Of course, many factors aside from Covid-19 have influenced stock markets. Voters in recent elections have shifted leftward, often disquieting investors. Labor has become restive, with more frequent strikes and union organization efforts, even in such unlikely locations as individual Starbucks stores. Supply chain issues have arisen in many industries, especially semiconductors, the shortage of which has significantly impaired worldwide automobile production. Price inflation in some developed countries has accelerated to rates last experienced in the 1980s.

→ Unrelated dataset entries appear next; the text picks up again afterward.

template <typename F>
void verify_rounds_interp(dkg_ctx* ctx, size_t n, size_t t, size_t D, size_t dealer_base, const uint32_t* Ecomp,
                          const uint32_t* Acomp, const uint32_t* s, const uint32_t* sp, uint8_t* dec2, uint8_t* dec4,
                          hipEvent_t after2, F&& between, const uint8_t* e_ok, const uint8_t* a_ok) {
  const size_t N = t + 1;
  hipStream_t st = ctx->stream;
  if (D) {
    HCK(hipEventRecord(ctx->pev[0], st));
    const uint32_t *Ee, *Ae;
    size_t cs;
    uint8_t* dokE = buf<uint8_t>(ctx, "i.dokE", D);
    uint8_t* dokA = buf<uint8_t>(ctx, "i.dokA", D);
    if (ctx->ext_E) {
      Ee = ctx->ext_E;
      Ae = ctx->ext_A;
      cs = ctx->ext_stride;
      HCK(hipMemsetAsync(dokE, 1, D, st));
      HCK(hipMemsetAsync(dokA, 1, D, st));
    } else {
      uint32_t* ee = buf<uint32_t>(ctx, "i.Eext", PTB * D * N);
      uint32_t* ae = buf<uint32_t>(ctx, "i.Aext", PTB * D * N);
      uint8_t* pok = buf<uint8_t>(ctx, "i.pok", D * N);
      dkgk::decode_points(Ecomp, D * N, ee, D * N, pok, st);
      dkgk::dealer_ok(D, N, pok, dokE, st);
      dkgk::decode_points(Acomp, D * N, ae, D * N, pok, st);
      dkgk::dealer_ok(D, N, pok, dokA, st);
      Ee = ee;
      Ae = ae;
      cs = D * N;
    }
    dkgk::and_mask(D, e_ok, dokE, st);
    dkgk::and_mask(D, a_ok, dokA, st);
    const uint32_t* WT = vinv_table(ctx, N);
    uint32_t* Fa = buf<uint32_t>(ctx, "i.F", 32 * D * N);
    uint32_t* Fb = buf<uint32_t>(ctx, "i.Fp", 32 * D * N);
    dkgk::interp(D, N, n, WT, s, sp, Fa, Fb, st);
    HCK(hipEventRecord(ctx->pev[1], st));
    uint8_t* okE = buf<uint8_t>(ctx, "i.okE", D * N);
    uint8_t* okA = buf<uint8_t>(ctx, "i.okA", D * N);
    dkgk::coef_check(D, N, Fa, Fb, Ee, Ae, cs, ctx->tab_gw, ctx->tab_hw, okE, okA, st);
    uint8_t* cE = buf<uint8_t>(ctx, "i.cE", D);
    uint8_t* cA = buf<uint8_t>(ctx, "i.cA", D);
    dkgk::dealer_ok(D, N, okE, cE, st);
    dkgk::dealer_ok(D, N, okA, cA, st);
    HCK(hipEventRecord(ctx->pev[2], st));
    dkgk::interp_decide(D, n, N, dealer_base, n, s, sp, Fa, Fb, dokE, dokA, cE, cA, ctx->tab_gw, ctx->tab_hw, dec2,
                        dec4, st);
    HCK(hipEventRecord(ctx->pev[3], st));
    check_launch(ctx);
    std::vector<uint8_t> h_dE(D), h_dA(D), h_cE(D), h_cA(D);
    d2h(ctx, h_dE.data(), dokE, D);
    d2h(ctx, h_dA.data(), dokA, D);
    d2h(ctx, h_cE.data(), cE, D);
    d2h(ctx, h_cA.data(), cA, D);
    sync(ctx);
// ... 1236 lines not shown
    if (!sclk_mhz || !busy_ms || !iters) return DKG_E_ARG;
    int cus = 0, wall_khz = 0;
    HCK(hipDeviceGetAttribute(&cus, hipDeviceAttributeMultiprocessorCount, ctx->device));
    HCK(hipDeviceGetAttribute(&wall_khz, hipDeviceAttributeWallClockRate, ctx->device));
    if (cus <= 0 || wall_khz <= 0) return DKG_E_DEVICE;
    const size_t waves = (size_t)cus * 16;
    unsigned long long* d = buf<unsigned long long>(ctx, "clock_probe", 2 * 8 * waves);
    hipLaunchKernelGGL(k_clock_probe, dim3((unsigned)(waves / 4)), dim3(256), 0, ctx->stream, iters, d);
    check_launch(ctx);
    std::vector<unsigned long long> h(2 * waves);
    d2h(ctx, h.data(), d, 2 * 8 * waves);
    sync(ctx);
    std::vector<double> mhz(waves), ms(waves);
    for (size_t w = 0; w < waves; w++) {
      const double real_us = (double)h[2 * w + 1] / wall_khz * 1e3;
      mhz[w] = real_us > 0 ? (double)h[2 * w] / real_us : 0.0;
      ms[w] = real_us / 1e3;
    }
    std::nth_element(mhz.begin(), mhz.begin() + waves / 2, mhz.end());
    std::nth_element(ms.begin(), ms.begin() + waves / 2, ms.end());
    *sclk_mhz = mhz[waves / 2];
    *busy_ms = ms[waves / 2];
    return DKG_OK;
  });
}

int dkg_ctx_create(int device, dkg_ctx** out) {
  if (!out) return DKG_E_ARG;
  *out = nullptr;
  dkg_ctx* ctx = new dkg_ctx();
  ctx->device = device;
  int rc = guarded(ctx, [&] {
    int least = 0, greatest = 0;
    HCK(hipDeviceGetStreamPriorityRange(&least, &greatest));
    HCK(hipStreamCreateWithPriority(&ctx->stream, hipStreamNonBlocking, greatest));
    for (auto& e : ctx->ev) HCK(hipEventCreate(&e));
    for (auto& e : ctx->pev) HCK(hipEventCreate(&e));
    for (auto& e : ctx->hev) HCK(hipEventCreate(&e));
    for (auto& st : ctx->sub) HCK(hipStreamCreateWithPriority(&st, hipStreamNonBlocking, greatest));
    HCK(hipStreamCreateWithPriority(&ctx->side, hipStreamNonBlocking, least));
    HCK(hipEventCreateWithFlags(&ctx->side_fork, hipEventDisableTiming));
    HCK(hipEventCreateWithFlags(&ctx->shares_done, hipEventDisableTiming));
    HCK(hipEventCreateWithFlags(&ctx->pub_done, hipEventDisableTiming));
    HCK(hipEventCreateWithFlags(&ctx->terms_done, hipEventDisableTiming));
    HCK(hipEventCreateWithFlags(&ctx->fork, hipEventDisableTiming));
    for (auto& e : ctx->join) HCK(hipEventCreateWithFlags(&e, hipEventDisableTiming));
    HCK(hipMalloc(&ctx->tab_g, COMB_BYTES));
    HCK(hipMalloc(&ctx->tab_h, COMB_BYTES));
    HCK(hipMalloc(&ctx->tab_gw, COMBW_BYTES));
    HCK(hipMalloc(&ctx->tab_hw, COMBW_BYTES));
    bool ok = false;
    comb_for_point(ctx, BASEPOINT, ctx->tab_g, &ok, ctx->tab_gw);
    if (!ok) {
      ctx->err = "basepoint failed to decode on device";
      return DKG_E_DEVICE;
    }
    return DKG_OK;
  });
  if (rc != DKG_OK) {
    fprintf(stderr, "dkg_ctx_create: %s\n", ctx->err.c_str());
    dkg_ctx_destroy(ctx);
    return rc;
  }
  *out = ctx;
  return DKG_OK;
}

void dkg_ctx_destroy(dkg_ctx* ctx) {
  if (!ctx) return;
  (void)hipSetDevice(ctx->device);
  if (ctx->stream) (void)hipDeviceSynchronize();
  for (auto& kv : ctx->bufs) (void)hipFree(kv.second.first);
  for (auto& kv : ctx->hbufs) (void)hipHostFree(kv.second.first);
  if (ctx->tab_g) (void)hipFree(ctx->tab_g);
  if (ctx->tab_h) (void)hipFree(ctx->tab_h);
  if (ctx->tab_gw) (void)hipFree(ctx->tab_gw);
  if (ctx->tab_hw) (void)hipFree(ctx->tab_hw);
  for (auto& e : ctx->ev)
    if (e) (void)hipEventDestroy(e);
  for (auto& e : ctx->pev)
    if (e) (void)hipEventDestroy(e);
  for (auto& e : ctx->hev)
    if (e) (void)hipEventDestroy(e);
  for (auto& e : ctx->join)
    if (e) (void)hipEventDestroy(e);
  for (auto& e : ctx->bf_pool)
    if (e) (void)hipEventDestroy(e);
  if (ctx->fork) (void)hipEventDestroy(ctx->fork);
  for (auto& st : ctx->sub)
    if (st) (void)hipStreamDestroy(st);
  if (ctx->stream) (void)hipStreamDestroy(ctx->stream);
  if (ctx->side) (void)hipStreamDestroy(ctx->side);
  if (ctx->side_fork) (void)hipEventDestroy(ctx->side_fork);
  if (ctx->shares_done) (void)hipEventDestroy(ctx->shares_done);
  if (ctx->pub_done) (void)hipEventDestroy(ctx->pub_done);
  delete ctx;
}

const char* dkg_ctx_last_error(const dkg_ctx* ctx) { return ctx ? ctx->err.c_str() : "null context"; }

double dkg_ctx_phase_ms(const dkg_ctx* ctx, const char* name) {
  if (!ctx || !name) return -1.0;
  auto it = ctx->phase_ms.find(name);
  return it == ctx->phase_ms.end() ? -1.0 : it->second;
}

int dkg_ctx_set_streams(dkg_ctx* ctx, int nsub) {
  if (!ctx || nsub < 1 || nsub > dkg_ctx::MAX_SUB) return DKG_E_ARG;
  ctx->nsub = nsub;
  return DKG_OK;
}

int dkg_ctx_set_verify_mode(dkg_ctx* ctx, int mode) {
  if (!ctx || mode < 0 || mode > 1) return DKG_E_ARG;
  ctx->verify_mode = mode;
  return DKG_OK;
}

size_t dkg_ctx_fallback_rows(const dkg_ctx* ctx) { return ctx ? ctx->fallback_rows : 0; }

int dkg_ctx_set_split(dkg_ctx* ctx, int pieces) {
  if (!ctx || pieces < 0 || pieces > 16) return DKG_E_ARG;
  ctx->split = pieces;
  return DKG_OK;
}

int dkg_ctx_set_binomial(dkg_ctx* ctx, int mode) {
  if (!ctx || mode < 0 || mode > 5) return DKG_E_ARG;
  ctx->binom_mode = mode;
  return DKG_OK;
}

int dkg_ctx_set_check(dkg_ctx* ctx, int mode) {
  if (!ctx || mode < 0 || mode > 1) return DKG_E_ARG;
  ctx->check_mode = mode;
  return DKG_OK;
}

int dkg_ctx_set_field_mode(dkg_ctx* ctx, int mode) {
  if (!ctx || mode < 0 || mode > 2) return DKG_E_ARG;
  ctx->fe_mode = mode;
  return DKG_OK;
}

int dkg_ctx_set_stepping(dkg_ctx* ctx, int mode) {
  if (!ctx || mode < 0 || mode > 3) return DKG_E_ARG;
  ctx->step_mode = mode;
  return DKG_OK;
}

int dkg_ctx_last_split(const dkg_ctx* ctx) { return ctx ? ctx->last_split : 0; }
size_t dkg_ctx_last_split_len(const dkg_ctx* ctx) { return ctx ? ctx->last_split_len : 0; }
int dkg_ctx_set_combine(dkg_ctx* ctx, int mode) {
  if (!ctx || mode < 0 || mode > 2) return DKG_E_ARG;
  ctx->combine_mode = mode;
  return DKG_OK;
}
int dkg_ctx_last_combine(const dkg_ctx* ctx) { return ctx ? ctx->last_combine : 0; }
int dkg_ctx_last_binomial(const dkg_ctx* ctx) { return ctx ? ctx->last_binomial : 0; }
int dkg_ctx_set_stepping_formula(dkg_ctx* ctx, int mode) {
  if (!ctx || mode < 0 || mode > 1) return DKG_E_ARG;
  ctx->step_formula = mode;
  return DKG_OK;
}
long long dkg_ctx_stepping_redos(dkg_ctx* ctx) {
  if (!ctx) return -1;
  if (!ctx->last_step_flags) return 0;
  try {
    std::vector<uint32_t> h(ctx->last_step_flag_words);
    sync(ctx);
    HCK(hipMemcpy(h.data(), ctx->last_step_flags, 4 * h.size(), hipMemcpyDeviceToHost));
    long long c = 0;
    for (uint32_t x : h) c += x != 0;
    return c;
  } catch (const Fail& f) {
    return -1;
  }
}
int dkg_ctx_binomial_reruns(dkg_ctx* ctx) { return ctx ? ctx->last_binom_rerun : -1; }
int dkg_ctx_set_addends(dkg_ctx* ctx, int mode) {
  if (!ctx || mode < 0 || mode > 1) return DKG_E_ARG;
  ctx->addend_mode = mode;
  return DKG_OK;
}
int dkg_split_multipliers(size_t n, size_t L, int pieces, uint8_t* mag, int8_t* sign) {
  if (!n || !L || pieces < 2 || pieces > (int)SHORT_MAX || !mag || !sign) return DKG_E_ARG;
  try {
    std::vector<uint8_t> m;
    std::vector<int8_t> sg;
    short_vectors(n, L, (size_t)pieces, m, sg);
    memcpy(mag, m.data(), m.size());
    memcpy(sign, sg.data(), sg.size());
  } catch (const std::exception&) {
    return DKG_E_NOMEM;
  }
  return DKG_OK;
}

double dkg_split_model_ms(size_t columns, size_t n, size_t t, int pieces) {
  if (pieces < 1 || t + 1 < (size_t)pieces) return -1;
  return split_model_ms(columns, n, t + 1, (size_t)pieces);
}

size_t dkg_split_len(size_t columns, size_t n, size_t t, int pieces) {
  if (pieces < 1 || t + 1 < (size_t)pieces) return 0;
  return split_len(columns, n, t + 1, (size_t)pieces);
}

int dkg_ctx_set_overlap(dkg_ctx* ctx, int on) {
  if (!ctx) return DKG_E_ARG;
  ctx->overlap = on != 0;
  return DKG_OK;
}

int dkg_env_check(size_t threshold, size_t nr_members) {
  if (nr_members == 0 || !(threshold < (nr_members + 1) / 2)) return DKG_E_ARG;
  return DKG_OK;
}

int dkg_env_init(dkg_ctx* ctx, size_t threshold, size_t nr_members, const uint8_t* ck, size_t ck_len,
                 uint8_t h_out[32]) {
  int rc = dkg_env_check(threshold, nr_members);
  if (rc != DKG_OK) {
    if (ctx) ctx->err = "threshold must be < (nr_members + 1) / 2 (committee.rs:73)";
    return rc;
  }
  return guarded(ctx, [&] {
    uint8_t hash[64];
    dkgh::blake2b(hash, 64, ck, ck_len);
    uint32_t* in = buf<uint32_t>(ctx, "h_in", 64);
    uint32_t* ext = buf<uint32_t>(ctx, "h_ext", PTB);
    uint32_t* comp = buf<uint32_t>(ctx, "h_comp", 32);
    h2d(ctx, in, hash, 64);
    dkgk::from_uniform(in, ext, ctx->stream);
    dkgk::encode_points(ext, 1, 1, comp, ctx->stream);
    check_launch(ctx);
    d2h(ctx, ctx->h, comp, 32);
    sync(ctx);
    bool ok = false;
    comb_for_point(ctx, ctx->h, ctx->tab_h, &ok, ctx->tab_hw);
    if (!ok) return DKG_E_DEVICE;
    ctx->have_h = true;
    ctx->threshold = threshold;
    ctx->nr_members = nr_members;
    if (h_out) memcpy(h_out, ctx->h, 32);
    return DKG_OK;
  });
}

int dkg_msm_batch(dkg_ctx* ctx, size_t B, size_t N, const uint8_t* scalars, const uint8_t* points, uint8_t* out) {
  return guarded(ctx, [&] {
    if (B == 0) return DKG_OK;
    uint32_t* sc = upload_scalars(ctx, "msm_sc", scalars, B * N);
    uint32_t* pc = buf<uint32_t>(ctx, "msm_pc", 32 * B * N);
    uint32_t* pe = buf<uint32_t>(ctx, "msm_pe", PTB * B * N);
    uint8_t* ok = buf<uint8_t>(ctx, "msm_ok", B * N);
    h2d(ctx, pc, points, 32 * B * N);
    dkgk::decode_points(pc, B * N, pe, B * N, ok, ctx->stream);
    uint32_t* oe = buf<uint32_t>(ctx, "msm_oe", PTB * B);
    uint32_t* oc = buf<uint32_t>(ctx, "msm_oc", 32 * B);
    uint32_t* mt = buf<uint32_t>(ctx, "msm_tab", 4 * 15 * PT_WORDS_H * B * N);
  dkgk::msm_batch(B, N, sc, pe, B * N, mt, oe, ctx->stream);
    dkgk::encode_points(oe, B, B, oc, ctx->stream);
    check_launch(ctx);
    std::vector<uint8_t> okh(B * N);
    d2h(ctx, okh.data(), ok, B * N);
    d2h(ctx, out, oc, 32 * B);
    sync(ctx);
    for (auto v : okh)
      if (!v) {
        ctx->err = "msm: a point failed to decode";
        return DKG_E_DECODE;
      }
    return DKG_OK;
  });
}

Many countries assign the task of controlling price inflation to their monetary authorities, and they are beginning to respond. The Bank of England actually raised interest rates in December, and the U.S. Federal Reserve has begun to reduce its bond purchases (the so-called “taper”). Monetary policy has supported markets since the pandemic began, but with accelerating inflation, this support is diminishing.

International markets continued their pattern of lagging behind U.S. returns in the quarter in part because of superior U.S. economic growth but also due to local factors. The Chinese market declined as more companies found themselves subjected to increased regulatory supervision. The Turkish lira dropped severely as currency traders lost confidence in President Erdogan’s monetary policy. Russia’s President Putin increased international tension by stationing a large army on the Ukraine border. In Germany, a new coalition government was formed, ending the 16-year leadership of Chancellor Angela Merkel, and it took control as the country faced a surge in price inflation and a possible energy crisis. Nevertheless, despite the world’s many challenges, we continue to identify value opportunities—in fact, these challenges often help to create the opportunities that we attempt to exploit.

Although the Global Fund earned a solid 3.9% in the quarter, this lagged behind the MSCI World Index’s 7.8% return in the period and the Lipper Global Fund Index’s gain of 4.4%. The Fund’s allocation to international equities significantly exceeded the MSCI World Index allocation, and the poor relative performance outside the U.S. caused part of the Fund’s return shortfall. For all of calendar 2021, the Fund returned 18.8%, which contrasts to 21.8% for the MSCI World Index and 15.5% for the Lipper Global Fund Index. Since its inception in 1999, the Fund has achieved a compound annual rate of return of 10.3%, which compares to 6.4% for the MSCI World Index and 6.6% for the Lipper Global Fund Index.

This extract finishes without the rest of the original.